Question

DESeq2 1.16.1 : Zero count values re-occurrence of issue 56191?

0

Entering edit mode

greg.deakin • 0

@gregdeakin-14758

Last seen 6.0 years ago

Hello - I have an issue with genes (or OTUs in my case) which have zero expression across a condition.

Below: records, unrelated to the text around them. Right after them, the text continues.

@@ -339,7 +345,11 @@
 }
 
 template <int NT, bool OBJ>
-void launch_per_env(const kp_sim* s, const kp::StepArgs& A, int nsub, size_t lds) {
+void launch_per_env(const kp_sim* s, const kp::StepArgs& A, int nsub, size_t lds, int list_grid) {
+    if (nsub == 0 && list_grid > 0) {
+        hipLaunchKernelGGL((kp::kp_forward_list_kernel<NT, OBJ>), dim3(list_grid), dim3(NT), lds, s->stream, A, s->rl.list, s->rl.cnt + s->rl.turn, s->rl.host_dev);
+        return;
+    }
     if (nsub > 0 && s->prof && s->xc_on) hipLaunchKernelGGL((kp::kp_step_kernel_xc<NT, OBJ, true>), dim3(s->n), dim3(NT), lds, s->stream, A, s->xc);
     else if (nsub > 0 && s->prof) hipLaunchKernelGGL((kp::kp_step_kernel<NT, OBJ, true>), dim3(s->n), dim3(NT), lds, s->stream, A);
     else if (nsub > 0 && s->xc_on) hipLaunchKernelGGL((kp::kp_step_kernel_xc<NT, OBJ>), dim3(s->n), dim3(NT), lds, s->stream, A, s->xc);
@@ -411,7 +421,7 @@
     return 0;
 }
 
-int launch_step(kp_sim* s, const float* action, int nsub, const uint8_t* mask, bool time_it, const float* base_qpos = nullptr) {
+int launch_step(kp_sim* s, const float* action, int nsub, const uint8_t* mask, bool time_it, const float* base_qpos = nullptr, int list_grid = 0) {
     const int threads = s->model->threads;
     if (s->obj.on && threads != 64) return fail("object contact needs threads_per_env = 64");
     if (threads != 64 && threads != 128 && threads != 256) return fail("threads_per_env must be 64, 128 or 256");
@@ -431,10 +441,10 @@
     kp::StepArgs A = step_args(s, p, nsub, action, mask, base_qpos);
     if (p.lpt) hipLaunchKernelGGL(kp::k_lpt_order, dim3(1), dim3(1024), 0, s->stream, s->n, s->q.cost, s->q.order);
     if (p.queue) { if (launch_queue(s, p, A, nsub, capturing)) return -1; }
-    else if (s->obj.on) launch_per_env<64, true>(s, A, nsub, p.lds);
-    else if (p.threads == 64) launch_per_env<64, false>(s, A, nsub, p.lds);
-    else if (p.threads == 128) launch_per_env<128, false>(s, A, nsub, p.lds);
-    else launch_per_env<256, false>(s, A, nsub, p.lds);
+    else if (s->obj.on) launch_per_env<64, true>(s, A, nsub, p.lds, list_grid);
+    else if (p.threads == 64) launch_per_env<64, false>(s, A, nsub, p.lds, list_grid);
+    else if (p.threads == 128) launch_per_env<128, false>(s, A, nsub, p.lds, list_grid);
+    else launch_per_env<256, false>(s, A, nsub, p.lds, list_grid);
     HIP_OK(hipGetLastError());
     return time_it ? timing_end(s, e0, e1) : 0;
 }
@@ -519,6 +529,7 @@
     OPT_I("queue_fence", O_BOOL, queue_fence), OPT_I("queue_heavy", O_CLAMP, queue_heavy, 0, INT_MAX),
     OPT_I("queue_late", O_TRI, queue_late), OPT_I("queue_prio", O_CLAMP, queue_prio, -1, 3),
     OPT_I("lean_queue", O_BOOL, lean_queue), OPT_I("lean_adaptive", O_BOOL, lean_adaptive),
+    OPT_I("boundary_fused", O_BOOL, boundary_fused),
     OPT_I("lean_max_contacts", O_RANGE, lean_cap, 0, kp::EnvLdsLean::MAXCON),
     OPT_I("lds_pad", O_RANGE, lds_pad, 0, 65536, "0 .. 65536 bytes"),
     OPT_RO("lds_bytes_per_env", (double)sizeof(kp::EnvLds)), OPT_RO("lds_bytes_per_env_objects", (double)sizeof(kp::EnvLdsObj)),
@@ -588,6 +599,14 @@
     q.order = (int*)dalloc(s, N, &ok); q.cost = (unsigned*)dalloc(s, N, &ok);
     q.jobq = (unsigned*)dalloc(s, N * 16, &ok); q.jobctr = (unsigned*)dalloc(s, 128, &ok); q.ovfq = (unsigned*)dalloc(s, N, &ok);
     q.spd_next = dalloc(s, N * 80, &ok);
+    ResetList& rl = s->rl;
+    rl.list = (int*)dalloc(s, N, &ok); rl.cnt = (unsigned*)dalloc(s, 2, &ok);
+    if (ok && hipMemset(rl.cnt, 0, 2 * sizeof(unsigned)) != hipSuccess) ok = false;
+    if (hipHostMalloc((void**)&rl.host, sizeof(unsigned), hipHostMallocMapped) != hipSuccess) rl.host = nullptr;
+    else {
+        *rl.host = (unsigned)n_envs;
+        if (hipHostGetDevicePointer((void**)&rl.host_dev, rl.host, 0) != hipSuccess) { hipHostFree(rl.host); rl.host = nullptr; rl.host_dev = nullptr; }
+    }
     hipDeviceProp_t prop;
     if (hipGetDeviceProperties(&prop, s->device) == hipSuccess && prop.multiProcessorCount > 0) q.wave_slots = prop.multiProcessorCount * 8;
     ObjectRows& o = s->obj;
@@ -621,6 +640,7 @@
     if (s->idyn.buf) hipFree(s->idyn.buf);
     if (s->mk.buf) hipFree(s->mk.buf);
     for (hipEvent_t e : s->tm.ring) hipEventDestroy(e);
+    if (s->rl.host) hipHostFree(s->rl.host);
     if (s->ovf.host) { hipHostFree(s->ovf.host); for (hipEvent_t e : s->ovf.ev) if (e) hipEventDestroy(e); }
     if (s->tm.ev0) hipEventDestroy(s->tm.ev0);
     if (s->tm.ev1) hipEventDestroy(s->tm.ev1);
@@ -1191,6 +1211,20 @@
 }
 int kp_sim_cc_obs_dim(const kp_sim* s) { return s ? s->cc_obs_dim : -1; }
 
+int kp_sim_step_head_obs_cc(kp_sim* s, const float* act, float* out, const float* zf_mean, const float* zf_std, float clip) {
+    if (!s || !act || !out) return fail("kp_sim_step_head_obs_cc: null argument");
+    if ((zf_mean == nullptr) != (zf_std == nullptr)) return fail("kp_sim_step_head_obs_cc: pass both zf_mean and zf_std or neither");
+    if (s->cc_obs_v != 1 || s->cc_obs_vel_root) return fail("kp_sim_step_head_obs_cc: the handle's observation is not get_full_obs_v1 with the full velocities (784 wide)");
+    if (!s->model->boundary_fused) {
+        if (int rc = kp_sim_step_head(s, act)) return rc;
+        return kp_sim_obs_cc(s, out, zf_mean, zf_std, clip);
+    }
+    HIP_OK(hipSetDevice(s->device));
+    hipLaunchKernelGGL(kp::k_step_head_obs_cc_uhc, dim3(s->n), dim3(64), 0, s->stream, s->st.qpos, s->tgt, s->T.body_pos, s->T.body_ipos, s->T.body_parent, s->T.body_depth,
+                       kp::KinStep{act, s->st.xpos, s->st.xquat, s->st.prev_bquat, s->st.prev_hpos, 1.0f / 30.0f}, obs_cc_args(s, out, zf_mean, zf_std, clip));
+    return launched();
+}
+
 struct Field { int dim; bool view; float* (*row)(const kp_sim&); };
 #define ROW(member) [](const kp_sim& s) -> float* { return s.member; }
 static const Field FIELDS[] = {
@@ -1345,6 +1379,23 @@
     if (obj7 && !row_obj_qpos) return fail("kp_sim_reset_rows: obj7 needs row_obj_qpos");
     HIP_OK(hipSetDevice(s->device));
     if (row_obj_qpos && launch_set_objects(s, "kp_sim_reset_rows", row_obj_qpos, mask, row, row_action_one_hot, obj7)) return -1;
+    if (mask && s->model->boundary_fused) {
+        ResetList& rl = s->rl;
+        unsigned seen = (unsigned)s->n;
+        if (rl.host) { const unsigned v = *(volatile unsigned*)rl.host; seen = std::min(v, seen); }
+        const int rows = (int)std::min<unsigned>((unsigned)s->n, std::max(512u, 2u * seen + 64u));
+        hipLaunchKernelGGL(kp::k_reset_rows_list, dim3((s->n + kp::RESET_SPAN - 1) / kp::RESET_SPAN), dim3(256), 0, s->stream, s->n, init_qpos, init_qvel, row, mask, cur_t,
+                           s->st.qpos, s->st.qvel, s->st.qpos_d, s->st.qvel_d, s->st.warm, aux_rows, aux_rows ? aux_cols : 0, rl.list, rl.cnt + rl.turn, rl.cnt + (rl.turn ^ 1));
+        HIP_OK(hipGetLastError());
+        int rc = launch_step(s, nullptr, 0, nullptr, false, nullptr, rows);
+        if (!rc && set_target) {
+            hipLaunchKernelGGL(kp::k_target_fk_list, dim3((rows + 3) / 4), dim3(256), 0, s->stream, s->n, s->st.qpos, rl.list, rl.cnt + rl.turn, s->tgt,
+                               s->T.body_pos, s->T.body_ipos, s->T.body_parent, s->T.body_depth);
+            rc = launched();
+        }
+        rl.turn ^= 1;
+        return rc;
+    }
     hipLaunchKernelGGL(kp::k_reset_rows, dim3(s->n), dim3(128), 0, s->stream, s->n, init_qpos, init_qvel, row, mask, cur_t, s->st.qpos, s->st.qvel, s->st.qpos_d, s->st.qvel_d,
                        s->st.warm, aux_rows, aux_rows ? aux_cols : 0);
     HIP_OK(hipGetLastError());
diff --git a/kinpoly_amd/csrc/kp_step_kernel.hpp b/kinpoly_amd/csrc/kp_step_kernel.hpp
--- a/kinpoly_amd/csrc/kp_step_kernel.hpp
+++ b/kinpoly_amd/csrc/kp_step_kernel.hpp
@@ -341,6 +341,16 @@
 }
 template <int NT, bool OBJ>
 __global__ __launch_bounds__(NT, (NT == 64 ? 2 : 1)) void kp_forward_kernel(StepArgs A) { step_body<NT, OBJ, true>((int)blockIdx.x, -1); }
+template <int NT, bool OBJ>
+__global__ __launch_bounds__(NT, (NT == 64 ? 2 : 1)) void kp_forward_list_kernel(StepArgs A, const int* __restrict__ list, const unsigned* __restrict__ cnt, unsigned* host_cnt) {
+    const unsigned m = min(*cnt, (unsigned)A.n_envs);
+    if (host_cnt && blockIdx.x == 0 && threadIdx.x == 0) *host_cnt = m;
+    for (unsigned i = blockIdx.x; i < m; i += gridDim.x) {
+        const int e = list[i];
+        if (e >= 0) step_body<NT, OBJ, true>(e, -1);
+        __syncthreads();
+    }
+}
 
 template <bool OBJ, bool LEAN, bool XC>
 __device__ __forceinline__ void step_queue_body(const StepArgs& A, const XcArgs* X) {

Seems to be the same issue as

A: DESeq2; FoldChange values with only 0's

Works as expected (well as I'd expect) in DESeq2 1.10.1

Below are a few of the details

model = ~ Block + Treatment

contrast = c("Treatment","D","Control")

Treatment is a factor with 5 levels (Block has multiple levels, but I suspect that's irrelevant anyway)

Example of dodgy "gene"

aggregate(t(counts(dds["XXX"],normalize=T)),list(dds$Treatment),sum)

Group.1 XXX
1 Control 0.0000
2 A 101.9302
3 B 130.5273
4 C 240.4031
5 D 0.0000

DESeq 1.16.1 (R 3.4)

res["XXX",]

log2 fold change (MAP): Treatment D vs Control
Wald test p-value: Treatment D vs Control
DataFrame with 1 row and 6 columns

baseMean log2FoldChange lfcSE stat pvalue padj
<numeric> <numeric> <numeric> <numeric> <numeric> <numeric>
XXX 3.152404 -20.7867 4.592323 -4.526401 5.999657e-06 0.0003431804

I get the same results if I set betaPrior to True

-------------------------------------------------------------------------

DESeq2 1.10.1 (R 3.2)

res["XXX",]

log2 fold change (MAP): Treatment D vs Control
Wald test p-value: Treatment ND vs Control
DataFrame with 1 row and 6 columns

baseMean log2FoldChange lfcSE stat pvalue padj
<numeric> <numeric> <numeric> <numeric> <numeric> <numeric>
XXX 3.152404 0 1.3954 0 1 1

deseq2 • 1.3k views

ADD COMMENT • link updated 7.2 years ago by Michael Love 43k • written 7.2 years ago by greg.deakin • 0

score 3 · Answer 1 · 2018-01-11

hi Greg,

I have this change documented in the NEWS file:

CHANGES IN VERSION 1.15.28
--------------------------

    o Remove some code that would "zero out" LFCs
      when both groups involved in a contrast had zero counts.
      This lead to inconsistency when similarly contrasts
      were performed by refactoring.

It presented more of a problem than it was worth, so I took out this code. The problems that we do see, occur when the data isn't well approximated by a NB, often it's not RNA-seq, and the Wald is more sensitive to this non-NB distribution than the LRT. I would recommend to use likelihood ratio tests, where you can provide a full matrix which is:

full <- model.matrix(design(dds), colData(dds))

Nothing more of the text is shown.